TASK OBJECTIVE:
Start with the first line of the data and end with the line that holds "uint32_t w[1];"; write out each one exactly.

[Items from a dataset]

struct Eng31 {
  static constexpr int W = 1;
  static constexpr int MEMW = 1;
  static constexpr int SCRW = 1;
  static constexpr int TABW = 1;
  static constexpr int TW = 2;
  static constexpr int LDSW = 1;
  static constexpr int IN = 1;
  static constexpr int MUL_OUT = 1;
  static constexpr int EPT = NTT_EPT_31;
  static constexpr int TILE_LOG = NTT_TILE_LOG_31;
  static constexpr int MIN_COLS_LOG = NTT_MIN_COLS_LOG_31;
  static constexpr int PREF_COLS_LOG = NTT_PREF_COLS_LOG_31 > NTT_MIN_COLS_LOG_31 ? NTT_PREF_COLS_LOG_31 : NTT_MIN_COLS_LOG_31;
  static constexpr bool PASS1_FULL_TABLE = NTT_31_PASS1_TABLE;
  static constexpr bool NARROW_FIRST = true;
  static constexpr bool SHOUP_OUTER = false;
  static constexpr bool LDS_TW = true;
  static constexpr bool SGPR_TW = false;
  static constexpr int WAVES_PER_EU = 4;
  static constexpr bool FASTRED = false;
  struct Tw {
    uint32_t w[1];
    uint32_t ws;
  };
  struct Args {
    uint32_t p;
    uint32_t pinv;
    Tw w8[3];
    Tw ninv;
    uint32_t* dbg;
  };
  __device__ static bool dbg_canonical(const uint32_t (&x)[W], const Args& A) { return f31::is_canonical(x[0], A.p); }
  template <int MW = MEMW>
  __device__ static __forceinline__ void load(uint32_t (&x)[W], const uint32_t* __restrict__ base, size_t idx) {
    static_assert(MW == 1, "HBM width");
    x[0] = base[idx];
  }
  template <int FROM, int TO, bool FAST = false, bool R32 = true>
  __device__ static __forceinline__ void reduce(uint32_t (&)[W], const Args&) {}
  template <int BOUND, bool FAST = false, int MW = MEMW, bool WT = false>
  __device__ static __forceinline__ void store_lazy(uint32_t* __restrict__ base, size_t idx, uint32_t (&x)[W],
                                                    [[maybe_unused]] const Args& A) {
    static_assert(MW == 1 && !WT, "HBM width; write-through stores: Eng29 engines only");
#if NTT_DEBUG_CHECKS
    if (!f31::is_canonical(x[0], A.p)) ntt_dbg_flag(A.dbg, NTT_DBG_LAZY);
#endif
    base[idx] = x[0];
  }
  template <int BOUND, bool FAST = false, int MW = MEMW>
  __device__ static __forceinline__ void store(uint32_t* __restrict__ base, size_t idx, uint32_t (&x)[W],
                                               [[maybe_unused]] const Args& A) {
    static_assert(MW == 1, "HBM width");
#if NTT_DEBUG_CHECKS
    if (!f31::is_canonical(x[0], A.p)) ntt_dbg_flag(A.dbg, NTT_DBG_OUTPUT);
#endif
    base[idx] = x[0];
  }
  __device__ static __forceinline__ void tload(Tw& t, const uint32_t* __restrict__ tab, size_t idx) {
    const uint2 v = reinterpret_cast<const uint2*>(tab)[idx];
    t.w[0] = v.x;
    t.ws = v.y;
  }
  __device__ static __forceinline__ void tload_lds(Tw& t, const uint32_t* lds_tw, uint32_t idx) {
    const uint2 v = reinterpret_cast<const uint2*>(lds_tw)[idx];
    t.w[0] = v.x;
    t.ws = v.y;
  }
  __device__ static __forceinline__ void mul(uint32_t (&x)[W], const Tw& t, const Args& A) {
    x[0] = f31::mulc(x[0], t.w[0], t.ws, A.p);
  }
  __device__ static __forceinline__ void mul_u(uint32_t (&x)[W], const Tw& t, const Args& A) { mul(x, t, A); }
  __device__ static __forceinline__ void mulv(uint32_t (&x)[W], const uint32_t (&y)[W], const Args& A) {
    x[0] = f31::mulv(x[0], y[0], A.p, A.pinv);
  }
  template <int K>
  __device__ static __forceinline__ void bfly_l(uint32_t (&a)[W], uint32_t (&b)[W], const Args& A) {
    const uint32_t x = a[0], y = b[0];
    a[0] = f31::add(x, y, A.p);
    b[0] = f31::sub(x, y, A.p);
  }
  template <int K>
  __device__ static __forceinline__ void bfly_w_l(uint32_t (&a)[W], uint32_t (&b)[W], const Tw& t, const Args& A) {
    const uint32_t x = a[0], y = b[0];
    a[0] = f31::add(x, y, A.p);
    b[0] = f31::mulc(f31::sub_lazy(x, y, A.p), t.w[0], t.ws, A.p);
  }
};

WRITTEN SOLUTION:
struct Eng31 {
  static constexpr int W = 1;
  static constexpr int MEMW = 1;
  static constexpr int SCRW = 1;
  static constexpr int TABW = 1;
  static constexpr int TW = 2;
  static constexpr int LDSW = 1;
  static constexpr int IN = 1;
  static constexpr int MUL_OUT = 1;
  static constexpr int EPT = NTT_EPT_31;
  static constexpr int TILE_LOG = NTT_TILE_LOG_31;
  static constexpr int MIN_COLS_LOG = NTT_MIN_COLS_LOG_31;
  static constexpr int PREF_COLS_LOG = NTT_PREF_COLS_LOG_31 > NTT_MIN_COLS_LOG_31 ? NTT_PREF_COLS_LOG_31 : NTT_MIN_COLS_LOG_31;
  static constexpr bool PASS1_FULL_TABLE = NTT_31_PASS1_TABLE;
  static constexpr bool NARROW_FIRST = true;
  static constexpr bool SHOUP_OUTER = false;
  static constexpr bool LDS_TW = true;
  static constexpr bool SGPR_TW = false;
  static constexpr int WAVES_PER_EU = 4;
  static constexpr bool FASTRED = false;
  struct Tw {
    uint32_t w[1];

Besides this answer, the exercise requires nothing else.